# Audio Issues with Streamlabs and NDI Source



## drob2591 (Oct 23, 2020)

Hi All! I'm very new to the world of streaming from OBS products, so let me briefly explain my setup.

I am trying to stream PS4 gameplay from an Elgato HD60S using SLOBS to Twitch. I'm on a fairly powerful Macbook Pro, so granted it's not a match made in heaven, compatibility wise. But using OBS Link, and the latest versions of NDI plugins, I can add an NDI source to SLOBS for my PS4 feed with game audio. It seems to work just fine for stretches.

Then, after a few minutes, the audio chops up and dies -- like the sound of a CD player running out of its batteries. Choppy for a few seconds, then silence. If I manually toggle from Analog sound to HDMI and then back to Analog within OBS Link, it seems to wake it up for the time being. But the problem is persistent, and as far as I can tell, is not related to my CPU or GPU being overly strained (it's a 2019 Macbook Pro with an 8-core processor). What is noteworthy is that using the Elgato HD Capture software, I see no drops in the audio for as long as I monitor it. The problem appears to be clearly related to the NDI Source.

I am NOT yet using an ethernet cable (didn't have one long enough!), so I've been running on good-but-not-blazing Wifi thus far. Since these problems come up before I even stream, I was assuming my internet speed didn't really matter. But the more I research, the more it seems that my internal network speed actually COULD matter in this setup, and may be causing the audio drops from the NDI Source.

So, in short -- can anyone with experience using these technologies confirm whether my problem sounds like a network/bandwidth related problem or not? Thanks a bunch.


----------



## itachii9 (Feb 6, 2021)

Good day,
I have the same problem as you,
have you found a solution in the meantime ?


----------



## Lawrence_SoCal (Feb 6, 2021)

FerretBomb said:


> Streamlabs OBS [SLOBS] is a derivative version of OBS Studio, with the front-end hacksawed off and a webpage slapped over the top by the Streamlabs folks.

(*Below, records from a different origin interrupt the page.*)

void ccsd_free(Context& cx, CCState& s)
{
    if (!s.o) return;
    if (s.eri_own) cx.release(s.eri_own);
    double* bufs[] = {s.e, s.v_oovv.d, s.v_ovov.d, s.v_vvov.d, s.v_oovo.d, s.v_oooo.d, s.v_vvvv.d, s.w_oovv.d, s.w_vvov.d,
                      s.w_oovo.d, s.D1.d, s.D2.d, s.amp, s.r1.d, s.t2_old.d, s.I_vo.d, s.I_vv.d, s.I_oo_p.d, s.I_oo.d, s.c.d,
                      s.asym.d, s.x_voov.d, s.I_oooo.d, s.I_ovov.d, s.I_voov.d, s.I_ooov_p.d, s.z_ooov.d, s.amp_s, s.hist_t,
                      s.hist_e, s.coef, s.I_vovv_pp.d, s.I_ooov_pp.d, s.pp, (double*)s.pp_tab, s.pp_vs, s.pp_va, s.pp_cs,
                      s.pp_ca, s.pp_ps, s.pp_pa, s.bmat, s.ov_ws, s.ov_wa, s.pp_ts, s.pp_ta, s.oo_vs, s.oo_va, s.oo_xs, s.oo_xa, s.r1x};
    for (double* b : bufs) cx.release(b);
    if (cx.plans.size() > 1024 || cx.plan_bytes > ((size_t)4 << 30)) cx.plan_clear();
    cx.drop_scratch();
    triples_plan_free(s);
    ring_free(cx, s);
    s = CCState();
}

void diis_alloc(Context& cx, DiisRing& s, int diis_nerr)
{
    s.nerr = diis_nerr; s.nact = 0; s.it = 0;
    if (diis_nerr >= 2) {
        if (diis_nerr > 15) throw Error(1, "ccsd_init: ccsd_diis_n_errmat > 15 is not supported");
        s.amp_s = cx.alloc(s.nvec);
        s.hist_t = cx.alloc(s.nvec * diis_nerr);
        s.hist_e = cx.alloc(s.nvec * diis_nerr);
        s.coef = cx.alloc(32);
        s.bmat = cx.alloc((int64_t)diis_nerr * diis_nerr);
    }
}

// ... 27 lines not shown
        if (knobs().cc_time_slice) { s.sharded = true; s.sh_rank = knobs().cc_time_rank; s.sh_world = knobs().cc_time_world; }
}

static void slice_bounds(const CCState& s, int64_t* v0, int64_t* v1)
{
    if (!s.sharded) { *v0 = 0; *v1 = s.v; return; }
    *v0 = (int64_t)s.v * s.sh_rank / s.sh_world;
    *v1 = (int64_t)s.v * (s.sh_rank + 1) / s.sh_world;
}

static Tensor slice_axis(Tensor t, int axis, int64_t lo, int64_t hi)
{
    t.d += lo * t.stride[axis];
    t.dim[axis] = hi - lo;
    return t;
}

void ccsd_intermediates(Context& cx, CCState& s, bool save_for_diis)
{
    auto C = [&](double al, const Tensor& A, const char* la, const Tensor& B, const char* lb, double be, const Tensor& Cc,
                 const char* lc) { contract(cx, al, A, la, B, lb, be, Cc, lc); };
    ccsd_refresh_sharding(cx, s);
    s.amps_touched = false;
    s.r1x_valid = false;
    int64_t v0, v1;
    slice_bounds(s, &v0, &v1);
    auto sl = [&](const Tensor& t, int axis) { return slice_axis(t, axis, v0, v1); };
    if (!(lanes_pay(s) || cx.rec) && ring_tg_applies(s) && ring_tg_pack(cx, s)) {}
    else k_asym_c(cx, s.asym.d, s.c.d, s.t1.d, s.t2.d, s.o, s.v);
    const bool par = lanes_pay(s) && !cx.rec;
    const bool fused = cx.rec != nullptr;
    const bool ring = !par && !fused && ring_tg_applies(s);
    if (!ring) ring_invalidate(s);
    auto lane = [&](int i) { if (par) cx.use_lane(i); };
    if (par) cx.fork(6);
    lane(0);
    C(1.0, s.w_oovv, "miea", s.t1, "me", 0.0, s.I_vo, "ai");
    lane(1);
    const bool ivv_diag = !par && !fused && s.o >= 2;
    if (!ivv_diag) {
        ccsd_need_w_vvov(cx, s);
        C(1.0, s.w_vvov, "ebma", s.t1, "me", 0.0, s.I_vv, "ba");
    }
    if (!s.sharded) C(-1.0, s.w_oovv, "mneb", s.c, "mnea", ivv_diag ? 0.0 : 1.0, s.I_vv, "ba");
    else if (v1 > v0) C(-1.0, s.w_oovv, "mneb", sl(s.c, 3), "mnea", ivv_diag ? 0.0 : 1.0, slice_axis(s.I_vv, 1, v0, v1), "ba");
    lane(0);
// ... 7 lines not shown
    }
    C(1.0, s.t1, "je", s.I_vo, "ei", 1.0, s.I_oo, "ji");
    lane(1);
    k_copy(cx, s.I_oooo.d, s.v_oooo.d, s.I_oooo.size());
    if (s.pp_sym && !par && !fused) ccsd_oooo_pair_form(cx, s);
    else C(1.0, s.c, "klef", s.v_oovv, "ijef", 1.0, s.I_oooo, "klij");
    C(1.0, s.t1, "ke", s.v_oovo, "ilej", 1.0, s.I_oooo, "klij");
    C(1.0, s.t1, "le", s.v_oovo, "jkei", 1.0, s.I_oooo, "klij");
    lane(2);
    const int64_t a_len = s.I_ovov.stride[3], a_off = v0 * a_len, a_cnt = (v1 - v0) * a_len;
    if (ivv_diag && s.sharded) {
        if (v1 > v0) C(1.0, s.t1, "je", sl(s.v_vvov, 3), "ebia", 0.0, sl(s.I_ovov, 3), "jbia");
    } else if (ivv_diag) {
        contract_pair(cx, {1.0, &s.t1, "je", &s.v_vvov, "ebia", 0.0, &s.I_ovov, "jbia"}, {1.0, &s.v_vvov, "beia", &s.t1, "je", 0.0, &s.x_voov, "bjia"});
    } else if (v1 > v0) {
        k_copy(cx, s.I_ovov.d + a_off, s.v_ovov.d + a_off, a_cnt);
        if (!ring) C(-0.5, s.v_oovv, "mibe", sl(s.c, 2), "mjae", 1.0, sl(s.I_ovov, 3), "jbia");
        C(-1.0, s.v_oovo, "mibj", sl(s.t1, 1), "ma", 1.0, sl(s.I_ovov, 3), "jbia");
        C(1.0, s.t1, "je", sl(s.v_vvov, 3), "ebia", 1.0, sl(s.I_ovov, 3), "jbia");
    }
    lane(3);
    if (s.sharded) { if (v1 > v0) C(1.0, sl(s.v_vvov, 3), "beia", s.t1, "je", 0.0, sl(s.x_voov, 3), "bjia"); }
    else if (!ivv_diag) C(1.0, s.v_vvov, "beia", s.t1, "je", 0.0, s.x_voov, "bjia");
    if (ivv_diag && v1 > v0) {
        k_ivv_diag(cx, s.I_vv.d, s.I_ovov.d, s.x_voov.d, s.o, s.v, (int)v0, (int)v1);
        k_axpby(cx, s.I_ovov.d + a_off, 1.0, s.v_ovov.d + a_off, 1.0, a_cnt);
        if (!ring) C(-0.5, s.v_oovv, "mibe", sl(s.c, 2), "mjae", 1.0, sl(s.I_ovov, 3), "jbia");
        C(-1.0, s.v_oovo, "mibj", sl(s.t1, 1), "ma", 1.0, sl(s.I_ovov, 3), "jbia");
    }
    const int x_voov_ready = par ? cx.mark() : 0;
    if (v1 > v0) {
        permute_add(cx, 1.0, sl(s.v_oovv, 2), "jiab", 0.0, sl(s.I_voov, 3), "bjia");
        if (fused) C(1.0, s.v_vvov, "beia", s.t1, "je", 1.0, s.I_voov, "bjia");
        else k_axpby(cx, s.I_voov.d + a_off, 1.0, s.x_voov.d + a_off, 1.0, a_cnt);
        if (!ring) {
            C(0.5, s.w_oovv, "imbe", sl(s.t2, 3), "mjea", 1.0, sl(s.I_voov, 3), "bjia");
            C(-0.5, s.v_oovv, "imbe", sl(s.c, 2), "mjae", 1.0, sl(s.I_voov, 3), "bjia");
        }
        C(-1.0, s.v_oovo, "imbj", sl(s.t1, 1), "ma", 1.0, sl(s.I_voov, 3), "bjia");
    }
    if (ring) ring_tg_intermediates(cx, s);
    lane(4);
    if (save_for_diis) diis_save(cx, s);
    if (fused) permute_add(cx, 1.0, s.v_oovo, "kjai", 0.0, s.z_ooov, "jkia");
    C(1.0, s.t1, "ie", s.v_oovv, "mjeb", fused ? 1.0 : 0.0, s.z_ooov, "ijmb");
    C(1.0, s.t1, "je", s.v_ovov, "mbie", 1.0, s.z_ooov, "ijmb");
    lane(5);
    permute_add(cx, 1.0, s.v_oovo, "kjai", 0.0, s.I_ooov_p, "jkia");
    if (s.sharded) {
        Tensor osh = view(cx.scratch("ooov_sh", s.I_ooov_p.size()), {(int64_t)s.o, (int64_t)s.o, (int64_t)s.o, (int64_t)s.v});
        if (v1 > v0) {
            if (s.pp_sym) {
                AFESP_HIP(hipMemsetAsync(osh.d + osh.stride[3] * v0, 0, sizeof(double) * osh.stride[3] * (v1 - v0), cx.stream));
                ccsd_ooov_pair_form(cx, s, osh.d, v0, v1);
            } else {
                C(1.0, s.t2, "jkef", sl(s.v_vvov, 3), "efia", 0.0, sl(osh, 3), "jkia");
            }
            if (par) cx.wait(x_voov_ready);
            C(1.0, s.t1, "je", sl(s.x_voov, 3), "ekia", 1.0, sl(osh, 3), "jkia");
        }
    } else if (s.pp_sym) {
        ccsd_ooov_pair_form(cx, s);
    } else {
        C(1.0, s.t2, "jkef", s.v_vvov, "efia", 1.0, s.I_ooov_p, "jkia");
// ... 179 lines not shown
    if (par) {
        r2b.d = cx.scratch(R2_LANE2, s.r2.size());
        r2c.d = cx.scratch(R2_LANE3, s.r2.size());
        r1b.d = cx.scratch(R1_LANE5, s.r1.size());
        cx.fork(6);
    }
    lane(0);
    if (!sh) C(1.0, s.t1, "ie", s.I_vv, "ea", 0.0, s.r1, "ia");
    C(-1.0, s.I_oo_p, "im", s.t1, "ma", sh ? 0.0 : 1.0, s.r1, "ia");
    C(1.0, s.asym, "miea", s.I_vo, "em", 1.0, s.r1, "ia");
    C(2.0, s.v_oovv, "miea", s.t1, "me", 1.0, s.r1, "ia");
    lane(5);
    if (par && cx.test_throw == 1) {
        cx.test_throw = 0;
        throw Error(99, "injected failure (afesp_test_inject)");
    }
    C(-1.0, s.v_ovov, "maie", s.t1, "me", par ? 0.0 : 1.0, r1b, "ia");
    C(-1.0, s.v_oovo, "mien", s.asym, "mnea", 1.0, r1b, "ia");
    if (!sh && s.r1x_valid && !par && !cx.rec) k_axpby(cx, r1b.d, 1.0, s.r1x, 1.0, r1b.size());
    else if (!sh) C(1.0, s.asym, "mief", s.v_vvov, "efma", 1.0, r1b, "ia");
    lane(1);
    const bool open_with_vvov = !par && !cx.rec && !sh;
    if (ring) ring_tg_residual(cx, s);
    if (open_with_vvov && !s.amps_touched) permute_add(cx, 1.0, s.x_voov, "bija", ring ? 1.0 : 0.0, s.r2, "ijab");
    else if (open_with_vvov) C(1.0, s.t1, "ie", s.v_vvov, "baje", ring ? 1.0 : 0.0, s.r2, "ijab");
    if (!sh) {
        C(1.0, s.t2, "ijae", s.I_vv, "eb", open_with_vvov ? 1.0 : 0.0, s.r2, "ijab");
        C(-1.0, s.t2, "miba", s.I_oo, "jm", 1.0, s.r2, "ijab");
    }
    lane(4);
    ccsd_pp_ladder(cx, s);
    lane(1);
    if (!sh && !(s.pp_sym && !cx.rec)) C(0.5, s.I_oooo, "ijmn", s.c, "mnab", 1.0, s.r2, "ijab");
    lane(2);
    if (ring) {
    } else if (!sh) {
        C(-1.0, s.t2, "mjae", s.I_ovov, "iemb", par ? 0.0 : 1.0, r2b, "ijab");
        C(-1.0, s.I_ovov, "iema", s.t2, "mjeb", 1.0, r2b, "ijab");
    } else if (v1 > v0) {
        C(-1.0, s.t2, "mjae", sl(s.I_ovov, 3), "iemb", 1.0, sl(r2s, 3), "ijab");
        C(-1.0, sl(s.I_ovov, 3), "iema", s.t2, "mjeb", 1.0, sl(r2s, 2), "ijab");
        C(1.0, s.asym, "miea", sl(s.I_voov, 3), "ejmb", 1.0, sl(r2s, 3), "ijab");
        Tensor osh = view(cx.scratch("ooov_sh", s.I_ooov_p.size()), {(int64_t)s.o, (int64_t)s.o, (int64_t)s.o, (int64_t)s.v});
        C(-1.0, s.t1, "ma", sl(osh, 3), "ijmb", 1.0, sl(r2s, 3), "ijab");
        C(1.0, s.t1, "ie", slice_axis(s.v_vvov, 0, v0, v1), "baje", 1.0, sl(r2s, 3), "ijab");
        C(1.0, s.t2, "ijae", slice_axis(s.I_vv, 1, v0, v1), "eb", 1.0, sl(r2s, 3), "ijab");
        C(-1.0, slice_axis(s.t2, 2, v0, v1), "miba", s.I_oo, "jm", 1.0, sl(r2s, 3), "ijab");
        C(0.5, s.I_oooo, "ijmn", sl(s.c, 3), "mnab", 1.0, sl(r2s, 3), "ijab");
        C(-1.0, s.t1, "ma", sl(s.z_ooov, 3), "ijmb", 1.0, sl(r2s, 3), "ijab");
        Tensor r1s = s.r1;
        r1s.d = s.r1_sh;
        C(1.0, s.t1, "ie", slice_axis(s.I_vv, 1, v0, v1), "ea", 1.0, slice_axis(r1s, 1, v0, v1), "ia");
        C(1.0, s.asym, "mief", sl(s.v_vvov, 3), "efma", 1.0, slice_axis(r1s, 1, v0, v1), "ia");
    }
    lane(3);
    if (!sh && !ring) C(1.0, s.asym, "miea", s.I_voov, "ejmb", par ? 0.0 : 1.0, r2c, "ijab");
    if (!open_with_vvov && !sh) C(1.0, s.t1, "ie", s.v_vvov, "baje", 1.0, r2c, "ijab");
    if (!sh) C(-1.0, s.t1, "ma", s.z_ooov, "ijmb", 1.0, r2c, "ijab");
    if (par) cx.join();
    if (sh) {
        const int64_t np = (int64_t)s.v * (s.v + 1) / 2;
        comm_allreduce_dev(cx, cx.comm, s.pp, (int64_t)s.o * s.o * np + s.r2.size() + s.r1.size());
        k_copy(cx, s.r2.d, s.r2_sh, s.r2.size());
        k_axpby(cx, s.r1.d, 1.0, s.r1_sh, 1.0, s.r1.size());
    }
    if (defer_update) return;
    k_t2_update(cx, s.t2.d, s.r2.d, par ? r2b.d : nullptr, par ? r2c.d : nullptr, s.v_oovv.d, s.D2.d, s.pp, s.o, s.v, s.t1.d, s.r1.d,
                par ? r1b.d : nullptr, s.D1.d, ring ? ring_Y(s) : nullptr);
}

You should reach out to them for support with their version.
Yea, WiFi can cause all sorts of issues when trying to do real time video streaming .. so data stream via WiFi to laptop, then encode, then send out over same WiFi... uh, realllllly bad idea  
not only is bandwidth highly relevant, but more importantly is jitter (the consistency of that bandwidth) which WiFi is NOT designed for


----------



## JohnBBeta (Feb 6, 2021)

I had the same issue with NDI and an HD60S. Sold it on ebay and bought an HD60s+ instead which just connects with USB and no need for NDI plug in. Audio fine now. I found NDI on my set up super unreliable - connection would drop etc etc. (I was on a pretty old Mac Pro 2011 and OBS not SLOBS though)

Another issue I had before with audio was when streamlabs alerts come in on the browser it was affecting all other audio with strange glitching and cutting out. Not fully got to the bottom of that but removed audio alerts and made sure all sources were muted other than the main audio input. good luck


----------



## Lawrence_SoCal (Feb 8, 2021)

real-time video encoding is demanding. Old computers aren't up to H.264 encoding. And an overloaded PC will then have all kinds of anomalous behaviors when CPU, GPU, Disk, network and/or RAM usage are maxed out.


----------



## Almweiss/Gregor (Feb 9, 2021)

Hey 
i have a problem the NDI Source is not showing off in OBS and I Install OBS Studio, Streamlabs OBS, OBS LINK, NDI Plugins 4.9.1, NewTEK, but it don't work do you have any idea why? 

Do you have an Install Plan or an Instruction Plan for me? I'm really frustrated right now because nothing works


----------